template <int TY, bool PT>
__global__ void __launch_bounds__(256, 1)
k_inv_cols_w4(const float2* __restrict__ uc, const float2* __restrict__ uc2,
              const float* __restrict__ wa, const float* __restrict__ mb, int Tx,
              int pair, int vfirst, int G, int rp_lo, int rp_hi, const float2* __restrict__ phx,
              int parity, const float2* __restrict__ tw, float2* __restrict__ yw,
              float2* __restrict__ ym, int ystride, int np, int pcj, int tstride,
              const TileDev* __restrict__ tiles, int py_valid, const TemplDev* __restrict__ tl) {
    const int j = blockIdx.x, i = ((j >> 4) << 3) | (j & 7);
    if ((j >> 3) & 1)
        inv_cols_w8_body<TY, true, PT, 4>((Tx >> 2) - 1 - i, (int)blockIdx.y, uc, uc2, wa, mb, Tx, pair, vfirst, G, rp_lo,
                                          rp_hi, phx, parity, tw, yw, ym, ystride, np, pcj, tstride, tiles, py_valid, tl);
    else
        inv_cols_w8_body<TY, false, PT, 4>(i, (int)blockIdx.y, uc, uc2, wa, mb, Tx, pair, vfirst, G, rp_lo,
                                           rp_hi, phx, parity, tw, yw, ym, ystride, np, pcj, tstride, tiles, py_valid, tl);
}

constexpr int H2_TY = 512, H2_COLS = 16;
__host__ __device__ constexpr size_t h2_lds() {
    return ((size_t)H2_COLS * w8_line<H2_TY>() + 4 * (H2_TY / 16 + H2_TY / 256) + SC_MAX_GROUP) * sizeof(float2);
}
template <bool MIRROR, bool PT, bool XP>
__device__ __forceinline__ void
inv_cols_h2_body(const int B, const int jobx, const float2* __restrict__ uc, const float2* __restrict__ uc2,
                 const float* __restrict__ wa, const float* __restrict__ mb, int Tx,
                 int pair, int vfirst, int G, int rp_lo, int rp_hi, const float2* __restrict__ phx,
                 int parity, const float2* __restrict__ tw, float2* __restrict__ yw,
                 float2* __restrict__ ym, int ystride, int np, int pcj, int tstride,
                 const TileDev* __restrict__ tiles, int py_valid, const TemplDev* __restrict__ tl) {
    extern __shared__ __attribute__((aligned(16))) float2 sm[];
    constexpr int TY = H2_TY, S = TY / 16, NK = 16, NC = H2_COLS;
    constexpr int LINE = w8_line<TY>();
    static_assert(S == 32 && !(XP && !PT), "half a wave per column; paired orientations are a paired-template mode");
    const int w = __builtin_amdgcn_readfirstlane(threadIdx.x >> 6), lane = threadIdx.x & 63;
    const int hl = lane & 31, cw = 2 * w + (lane >> 5);
    float2* line = sm + cw * LINE;
    int i0A = 0, i0B = 0, vyA = 0, vyB = 0, pairB = 0;
    if constexpr (XP) {
// ... 1003 lines not shown
}

static int upload_twiddles(sc_ctx* ctx, DevBuf& buf, int& have, int T, int kph) {
    const int key = T * 8 + (kph & 7);
    if (have == key) return SC_OK;
    std::vector<float2> h(2 * (size_t)T);
    for (int k = 0; k < T; ++k) {
        double a = -2.0 * M_PI * (double)k / (double)T;
        h[k] = make_float2((float)cos(a), (float)sin(a));
        long long m = ((long long)kph * k) % (2LL * T);
        double b = M_PI * (double)m / (double)T;
        h[T + k] = make_float2((float)cos(b), (float)sin(b));
    }
    int rc = sc_ensure(ctx, buf, sizeof(float2) * h.size());
    if (rc) return rc;
    SC_HIP(ctx, hipStreamSynchronize(ctx->stream));
    SC_HIP(ctx, hipMemcpy(buf.p, h.data(), sizeof(float2) * h.size(), hipMemcpyHostToDevice));
    have = key;
    return SC_OK;
}

static int npairs_of(const FftGeom& fg) { return (fg.ntiles + 1) / 2; }

void fft_spectra_forget(sc_ctx* ctx) {
    std::fill(ctx->spec_key.begin(), ctx->spec_key.end(), NAN);
}
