template <class Net, int NT>
__device__ __forceinline__ void nf_paper_net_fwd_encoded(f32x4* lds, const float* __restrict__ packed, const float* __restrict__ cond,
                                                         const float* __restrict__ x87, int64_t n_points, float* __restrict__ out) {
    const int lane = threadIdx.x & 63, wave = threadIdx.x >> 6;
    const int64_t p0 = ((int64_t)blockIdx.x * NF_MLP_WAVES + wave) * (16 * NT);
    if (p0 >= n_points) return;
    f32x4* act4 = lds + wave * (16 * NT * 64);
    f32x4 pe[NT][4];
    f32x4 dirf[NT][2];
    nf_net_inputs_encoded<NT>(pe, dirf, p0, n_points, lane, x87);
    f32x4 acc[NT][16];
    float sigma_raw[NT];
    const NfW Wi = nf_w_image(packed, Net::PACKED), Ci = nf_w_image(cond, Net::COND_FLOATS);
    nf_paper_net_body<Net, NT, 2>(acc, sigma_raw, pe, dirf, Wi, Ci, act4, lane);
    nf_net_store_raw<NT>(acc, sigma_raw, p0, n_points, lane, out);
}

template <class Condition, class Forward>
static inline int nf_paper_net_forward_encoded(const float* packed, const float* x87, const float* expr76, const float* latent32,
                                               int64_t n_points, float* cond, float* out, Condition condition, Forward forward) {
    if (n_points == 0) return 0;
    if (!packed || !x87 || !expr76 || !latent32 || !cond || !out || n_points < 0) return NF_EINVAL;
    condition();
    const int64_t per_block = (int64_t)NF_MLP_WAVES * 16 * NF_MLP_NT;
    const int64_t grid = (n_points + per_block - 1) / per_block;
    if (grid > 0x7fffffff) return NF_EINVAL;
    forward((unsigned)grid);
    NF_RETURN_LAUNCH();
}

template <class Net, int NT>
__device__ __forceinline__ void nf_paper_net_body_save(f32x4 (&acc)[NT][16], float (&sigma_raw)[NT], const f32x4 (&pe)[NT][4],
                                                       const f32x4 (&dirf)[NT][1], const NfW& Wi, const NfW& Ci, f32x4* act4, int lane,
                                                       float* __restrict__ saved, int64_t p0, int64_t n) {
    static_assert(NT == 2, "the copy schedule below is written for 32-point slabs");
    constexpr int NX = nf_net_n_xyz<Net>;
    const int g = lane >> 4, c = lane & 15;
    auto sec = [&](int s, int width) { return nf_slab_copy(saved, s, width, p0, n); };
#pragma unroll
    for (int t = 0; t < NT; ++t) {
        const int64_t p = p0 + 16 * t + c;
        if (p < n) *reinterpret_cast<f32x4*>(saved + Net::S_DIRF * n + p * 16 + 4 * g) = dirf[t][0];
#pragma unroll
        for (int j = 0; j < 4; ++j) act4[nf_act_idx4(16 * t + c, 4 * j + g)] = pe[t][j];
    }
    {
        const NfSlabCopy cp = sec(Net::S_PE, 64);
#pragma unroll
        for (int k = 0; k < 16 * NT / 4; ++k) nf_copy_rows<16>(act4, cp, k, lane);
    }
    uint64_t m64[NT];
    NfStream<NT> st;
    f32x4 bj[NT];
#define NF_NET_LAYER128(OFF_, NO_, SEC_, MASKL_)                                                                          \
    NfCopyH<32, 4, true> cs{act4, sec(SEC_, 128), lane, 4, {}};                                                            \
    cs.prime();                                                                                                            \
    _Pragma("unroll") for (int t = 0; t < NT; ++t) m64[t] = 0;                                                             \
    nf_seg_lds<NT, NO_, true, true, true>(acc, st, Wi, OFF_, 8, act4, lane, cs, m64);                                      \
    NF_NET_SAVE_PENDING(true, MASKL_, 8)
    NF_NET_PE_LAYER(Net::B_L0, Net::OFF_L0, Net::OFF_L1, Net::B_L1);
    NF_NET_SAVE_LAYER256(Net::OFF_L1 / 4, true, Net::S_H0, 0, Net::OFF_L2 / 4, Net::B_L2, 16, 1);
    NF_NET_SAVE_LAYER256(Net::OFF_L2 / 4, true, Net::S_H1, 1, Net::OFF_L3 / 4, Net::B_L3, 16, 0);
    NF_NET_L3_PE();
    NF_NET_SAVE_LAYER256(Net::OFF_L3 / 4 + 4 * 16 * 64, false, Net::S_H2, 2, Net::OFF_L4 / 4, Net::B_L4, 16, 1);
    if constexpr (Net::HAS_L5) {
        NF_NET_SAVE_LAYER256(Net::OFF_L4 / 4, true, Net::S_H3, 3, Net::OFF_L5 / 4, Net::B_L5, 16, 1);
        NF_NET_SAVE_LAYER256(Net::OFF_L5 / 4, true, Net::S_H4, 4, Net::OFF_FEAT / 4, Net::B_FEAT, 16, 1);
        NF_NET_SAVE_LAYER256(Net::OFF_FEAT / 4, true, Net::S_H5, 5, Net::OFF_D0 / 4, Net::B_D0, 9, 1);
    } else {
        NF_NET_SAVE_LAYER256(Net::OFF_L4 / 4, true, Net::S_H3, 3, Net::OFF_FEAT / 4, Net::B_FEAT, 16, 1);
        NF_NET_SAVE_LAYER256(Net::OFF_FEAT / 4, true, Net::S_H4, 4, Net::OFF_D0 / 4, Net::B_D0, 9, 1);
    }
    {
        f32x4 wd[16];
        nf_load_w16<9>(wd, Wi, Net::OFF_D0 / 4 + 16 * 9 * 64, lane);
        NfCopyH<64, 4, false> cs{act4, sec(Net::S_FEAT, 256), lane, 8, {}};
        cs.prime();
        nf_seg_lds<NT, 9, true, false, false>(acc, st, Wi, Net::OFF_D0 / 4, 16, act4, lane, cs, m64);
        NF_NET_SAVE_PENDING(false, -1, 16);
        nf_chunk<NT, 9, false>(acc, st.wb, bj, st.bias);
#pragma unroll
        for (int t = 0; t < NT; ++t) bj[t] = dirf[t][0];
        nf_tail<NT, 9, 8, 8, 1>(acc, wd, bj, st, Wi, Net::OFF_D1 / 4, Ci, Net::B_D1, act4, lane);
#pragma unroll
        for (int t = 0; t < NT; ++t) sigma_raw[t] = acc[t][8].x;
    }
    {
        NF_NET_LAYER128(Net::OFF_D1 / 4, 8, Net::S_D0, NX);
        nf_tail<NT, 8, 8, 8, 1>(acc, st.wb, bj, st, Wi, Net::OFF_D2 / 4, Ci, Net::B_D2, act4, lane);
    }
    {
        NF_NET_LAYER128(Net::OFF_D2 / 4, 8, Net::S_D1, NX + 1);
        nf_tail<NT, 8, 8, 1, 1>(acc, st.wb, bj, st, Wi, Net::OFF_RGB / 4, Ci, Net::B_RGB, act4, lane);
    }
    {
        NF_NET_LAYER128(Net::OFF_RGB / 4, 1, Net::S_D2, NX + 2);
        nf_chunk<NT, 1, false>(acc, st.wb, bj, st.bias);
    }
#undef NF_NET_LAYER128
}
#undef NF_NET_L3_PE
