static int check_ssm_fwd(const vivim_ssm_fwd_params* p, bool is_bwd) {
    VCHECK(p != nullptr);
    VCHECK(dtype_ok(p->itype));
    VCHECK(p->batch > 0 && p->dim > 0 && p->seqlen > 0 && p->dstate > 0 && p->n_groups > 0);
    VCHECK(p->dstate <= 256);
    VCHECK(p->dim % p->n_groups == 0);
    VCHECK(p->u && p->delta && p->A && p->B && p->C);
    VCHECK(p->x != nullptr || (is_bwd && p->seqlen <= vivim::scan_ckpt_len(*p)));
    if (!is_bwd) VCHECK(p->out != nullptr);
    if (p->z) {
        if (!is_bwd) VCHECK(p->out_z != nullptr);
        else VCHECK(p->out != nullptr);
    }
    if (p->is_variable_B != p->is_variable_C)
        return fail(VIVIM_ERR_UNSUPPORTED,
                    "selective_scan: mixed constant/variable B and C is not built (Vivim uses variable B and C)");
    if (!p->is_variable_B) VCHECK(p->n_groups == 1);
    return VIVIM_OK;
}

namespace vivim {
static int g_tune[2] = {-1, -1};
static int tuning_get(int which, const char* env) {
    int v = __atomic_load_n(&g_tune[which], __ATOMIC_RELAXED);
    if (v < 0) {
        const char* e = getenv(env);
        v = e ? atoi(e) : 0;
        if (v < 0) v = 0;
        __atomic_store_n(&g_tune[which], v, __ATOMIC_RELAXED);
    }
    return v;
}
int tuning_fwd_variant() { return tuning_get(0, "VIVIM_FWD_VARIANT"); }
int tuning_bwd_variant() { return tuning_get(1, "VIVIM_BWD_VARIANT"); }
}

extern "C" {

int vivim_set_tuning(int which, int value) {
    if (which < 0 || which > 1 || value < 0) return -1;
    const int prev = which == 0 ? vivim::tuning_fwd_variant() : vivim::tuning_bwd_variant();
    __atomic_store_n(&vivim::g_tune[which], value, __ATOMIC_RELAXED);
    return prev;
}
int vivim_abi_version(void) { return VIVIM_ABI_VERSION; }
const char* vivim_last_error(void) { return g_err; }
int vivim_scan_chunk_len(int itype) { return vivim::scan_chunk_len(itype); }
int vivim_scan_ckpt_len(const vivim_ssm_fwd_params* f) { return f ? vivim::scan_ckpt_len(*f) : 0; }
size_t vivim_scan_bwd_workspace_bytes(const vivim_ssm_fwd_params* f) {
    return f ? vivim::scan_bwd_workspace_bytes(*f) : 0;
}
size_t vivim_scan_fwd_workspace_bytes(const vivim_ssm_fwd_params* f) {
    return f ? vivim::scan_fwd_workspace_bytes(*f) : 0;
}
size_t vivim_sizeof(int which) {
    switch (which) {
        case 0: return sizeof(vivim_ssm_fwd_params);
        case 1: return sizeof(vivim_ssm_bwd_params);
        case 2: return sizeof(vivim_conv_fwd_params);
        case 3: return sizeof(vivim_conv_bwd_params);
        case 4: return sizeof(vivim_dwconv_params);
        case 5: return sizeof(vivim_dwconv_wgrad_params);
        case 6: return sizeof(vivim_dir_params);
        case 7: return sizeof(vivim_conv_update_params);
        case 8: return sizeof(vivim_state_update_params);
        case 9: return sizeof(vivim_layernorm_params);
        case 10: return sizeof(vivim_wgrad_nt_params);
    }
    return 0;
}

int vivim_selective_scan_fwd(const vivim_ssm_fwd_params* p, void* stream) {
    if (int rc = check_ssm_fwd(p, false)) return rc;
    if (!vivim::ssm_fwd_dispatch(*p, static_cast<hipStream_t>(stream)))
        return fail(VIVIM_ERR_UNSUPPORTED, "selective_scan_fwd not implemented for input type %d", p->itype);
    return after_launch("selective_scan_fwd");
}

static int check_ssm_bwd(const vivim_ssm_bwd_params* p) {
    VCHECK(p != nullptr);
    if (int rc = check_ssm_fwd(&p->f, true)) return rc;
    VCHECK(p->dout && p->du && p->ddelta && p->dA && p->dB && p->dC);
    VCHECK((p->f.D == nullptr) == (p->dD == nullptr));
    VCHECK((p->f.delta_bias == nullptr) == (p->ddelta_bias == nullptr));
    VCHECK((p->f.z == nullptr) == (p->dz == nullptr));
    return VIVIM_OK;
}

int vivim_selective_scan_bwd(const vivim_ssm_bwd_params* p, void* stream) {
    if (int rc = check_ssm_bwd(p)) return rc;
    if (!vivim::ssm_bwd_dispatch(*p, static_cast<hipStream_t>(stream)))
        return fail(VIVIM_ERR_UNSUPPORTED, "selective_scan_bwd not implemented for input type %d", p->f.itype);
    return after_launch("selective_scan_bwd");
}

size_t vivim_scan_bwd_det_workspace_bytes(const vivim_ssm_fwd_params* f) {
    return f && f->batch > 0 && f->dim > 0 && f->seqlen > 0 && f->dstate > 0 && f->n_groups > 0
               ? vivim::scan_bwd_det_workspace_bytes(*f) : 0;
}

The problem ::
Reproduce exactly the lines of the records above from the one with "std::vector<float2> h(2 * (size_t)T);" to the one with "double b = M_PI", both included, and leave out everything else.

Task response ::
    std::vector<float2> h(2 * (size_t)T);
    for (int k = 0; k < T; ++k) {
        double a = -2.0 * M_PI * (double)k / (double)T;
        h[k] = make_float2((float)cos(a), (float)sin(a));
        long long m = ((long long)kph * k) % (2LL * T);
        double b = M_PI * (double)m / (double)T;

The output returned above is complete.